Having recently disposed of pretty much all his possessions, Jurado's lifestyle now mirrors his music, stripped down to the essentials, basically acoustic guitar, bass (by Josh Gordon), the occasional organ and a drum machine framing his hushed, fragile and vulnerable vocals. Not that this is necessarily lo fi stuff, opening track 'Birds Tricked Into The Trees' opening with a swaggering walking beat with drums, keys and electric guitar as he profers the relationship wisdom that "It's about/Knowin' when to say you're wrong/To get it right all the time/Means it's over".
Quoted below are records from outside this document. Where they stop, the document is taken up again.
template <int PART>
struct TsRound {
    static constexpr bool MEAN = PART == -1 || PART == 3;
    static constexpr bool WELF = PART != 3;
    static constexpr int NC = PART == -1 ? 3 : 1;
    f32x4 m[MEAN ? 3 : 1];
    float w[WELF ? 2 * 2 * NC : 1];
    __device__ __forceinline__ void load(const float* __restrict__ base, int64_t r, int t) {
        if constexpr (MEAN) {
            const f32x4* q = reinterpret_cast<const f32x4*>(base + (size_t)(r * 512 + t) * 12);
            m[0] = q[0]; m[1] = q[1]; m[2] = q[2];
        }
        if constexpr (WELF) {
#pragma unroll
            for (int s = 0; s < 2; ++s) {
                const float* q = base + (size_t)(r * 1024 + s * 512 + t) * 6;
                if constexpr (PART == -1) {
                    const float2* q2 = reinterpret_cast<const float2*>(q);
                    const float2 b0 = q2[0], b1 = q2[1], b2 = q2[2];
                    w[s * 6 + 0] = b0.x; w[s * 6 + 1] = b0.y; w[s * 6 + 2] = b1.x; w[s * 6 + 3] = b1.y; w[s * 6 + 4] = b2.x; w[s * 6 + 5] = b2.y;
                } else {
                    w[s * 2 + 0] = q[PART];
                    w[s * 2 + 1] = q[3 + PART];
                }
            }
        }
    }
};

struct TsRows { Welf w[3][8]; float m[3][8]; };

struct TsAcc {
    float ma[3][4];
    Welf wa[3][2];
    int cnt;
};

static __device__ __forceinline__ bool ts_delta_safe(float d) {
    const float a = __builtin_fabsf(d);
    return ((a >= 0x1p-100f) & (a <= 0x1p+100f)) | (d == 0.0f);
}

template <bool FUSED, bool FAST>
static __device__ __forceinline__ void ts_welf_update(Welf& a, float x, float nf1, float rn, bool& bad) {
    const float delta = x - a.mean;
    float q;
    if (FAST) {
        bad = bad | !ts_delta_safe(delta);
        const float q0 = delta * rn;
        const float e = __builtin_fmaf(-nf1, q0, delta);
        q = __builtin_fmaf(e, rn, q0);
    } else {
        q = delta / nf1;
    }
    const float mean1 = a.mean + q;
    const float d2 = x - mean1;
    a.m2 = FUSED ? __builtin_fmaf(delta, d2, a.m2) : a.m2 + delta * d2;
    a.mean = mean1;
}

template <int PART, int TS_DEPTH, bool FAST>
static __device__ __forceinline__ bool ts_accumulate(const float* __restrict__ base, int64_t n, int t, TsAcc& A) {
    typedef TsRound<PART> R;
    constexpr int NC = R::NC, C0 = PART == -1 ? 0 : (PART == 3 ? 0 : PART);
    const int64_t nvm = n / 4, nvw = n / 2;
    bool bad = false;
#pragma unroll
    for (int c = 0; c < 3; ++c) {
#pragma unroll
        for (int i = 0; i < 4; ++i) A.ma[c][i] = 0.0f;
        A.wa[c][0] = WelfOp::ident(); A.wa[c][1] = WelfOp::ident();
    }
    A.cnt = 0;

    auto mean_vec = [&](const f32x4& a0, const f32x4& a1, const f32x4& a2) {
        const float e[12] = {a0.x, a0.y, a0.z, a0.w, a1.x, a1.y, a1.z, a1.w, a2.x, a2.y, a2.z, a2.w};
#pragma unroll
        for (int i = 0; i < 4; ++i)
#pragma unroll
            for (int c = 0; c < 3; ++c) A.ma[c][i] = A.ma[c][i] + e[i * 3 + c];
    };
    auto welf_vec = [&](const float* e) {
        const int n1 = A.cnt + 1;
        const float nf1 = (float)n1;
        const float rn = FAST ? 1.0f / nf1 : 0.0f;
#pragma unroll
        for (int c = 0; c < NC; ++c) {
            ts_welf_update<false, FAST>(A.wa[c][0], e[c], nf1, rn, bad);
            ts_welf_update<true, FAST>(A.wa[c][1], e[NC + c], nf1, rn, bad);
        }
        A.cnt = n1;
    };
    const int64_t rounds = nvm / 512;
    R buf[TS_DEPTH];
    auto process = [&](const R& b) {
        if constexpr (R::MEAN) mean_vec(b.m[0], b.m[1], b.m[2]);
        if constexpr (R::WELF) { welf_vec(b.w); welf_vec(b.w + 2 * NC); }
    };
    if constexpr (TS_DEPTH == 1) {
        if (rounds > 0) buf[0].load(base, 0, t);
        for (int64_t r = 0; r < rounds; ++r) {
            process(buf[0]);
            if (r + 1 < rounds) buf[0].load(base, r + 1, t);
        }
    } else if (rounds > 0) {
        const int64_t last = rounds - 1;
#pragma unroll
        for (int i = 0; i < TS_DEPTH; ++i) buf[i].load(base, i < last ? i : last, t);
        int64_t r0 = 0;
        for (; r0 + TS_DEPTH <= rounds; r0 += TS_DEPTH) {
#pragma unroll
            for (int i = 0; i < TS_DEPTH; ++i) {
                process(buf[i]);
                const int64_t nx = r0 + i + TS_DEPTH;
                buf[i].load(base, nx < last ? nx : last, t);
            }
        }
#pragma unroll
        for (int i = 0; i < TS_DEPTH; ++i)
            if (r0 + i < rounds) process(buf[i]);
    }
    if constexpr (R::MEAN)
        for (int64_t idx = rounds * 512 + t; idx < nvm; idx += 512) {
            const f32x4* q = reinterpret_cast<const f32x4*>(base + (size_t)idx * 12);
            mean_vec(q[0], q[1], q[2]);
        }
    if constexpr (R::WELF)
        for (int64_t idx = rounds * 1024 + t; idx < nvw; idx += 512) {
            const float* q = base + (size_t)idx * 6;
            float e[2 * NC];
#pragma unroll
            for (int c = 0; c < NC; ++c) { e[c] = q[C0 + c]; e[NC + c] = q[3 + C0 + c]; }
            welf_vec(e);
        }
#pragma unroll
    for (int c = 0; c < NC; ++c) {
        A.wa[c][0].n = A.cnt; A.wa[c][0].nf = (float)A.cnt;
        A.wa[c][1].n = A.cnt; A.wa[c][1].nf = (float)A.cnt;
    }
    return bad;
}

Rather lovely with a vague lullaby air, 'Ochoa' is a tribute to the late singer-songwriter and sometime collaborator Richard Swfit, born Ricardo Ochoa, followed by the bruised love song Anna Hyatt with its percussive guitar work and organ backing and then, a steady drum thump underpinning circling guitar notes and ethereal washes of sound, Arthur Aware as he sings "I keep all of my prized reflections in glass jars from the coroner/And when I get old I'm looking at myself".
Indeed, there's several song with names in or as their titles, next up being the softly pulsing 'Francine', a track on which, with its keys and relaxed violin, the influence of Roxy Music's For Your Pleasure is easy to trace.
A particular highlight is 'Fool Maria', a fingerpicked stream-of-consciousness wander built on just two chords as he muses how "We are fiction as it's written // The bleeding ink on paper" and "if I said that I had chose this, I then would be a liar/I am only living sentences that were long before I died here", stretching out the musical structure and textures for the early hours scuffed shuffle of 'When You Were Few' with its shades of Memphis soul and tinkling keys.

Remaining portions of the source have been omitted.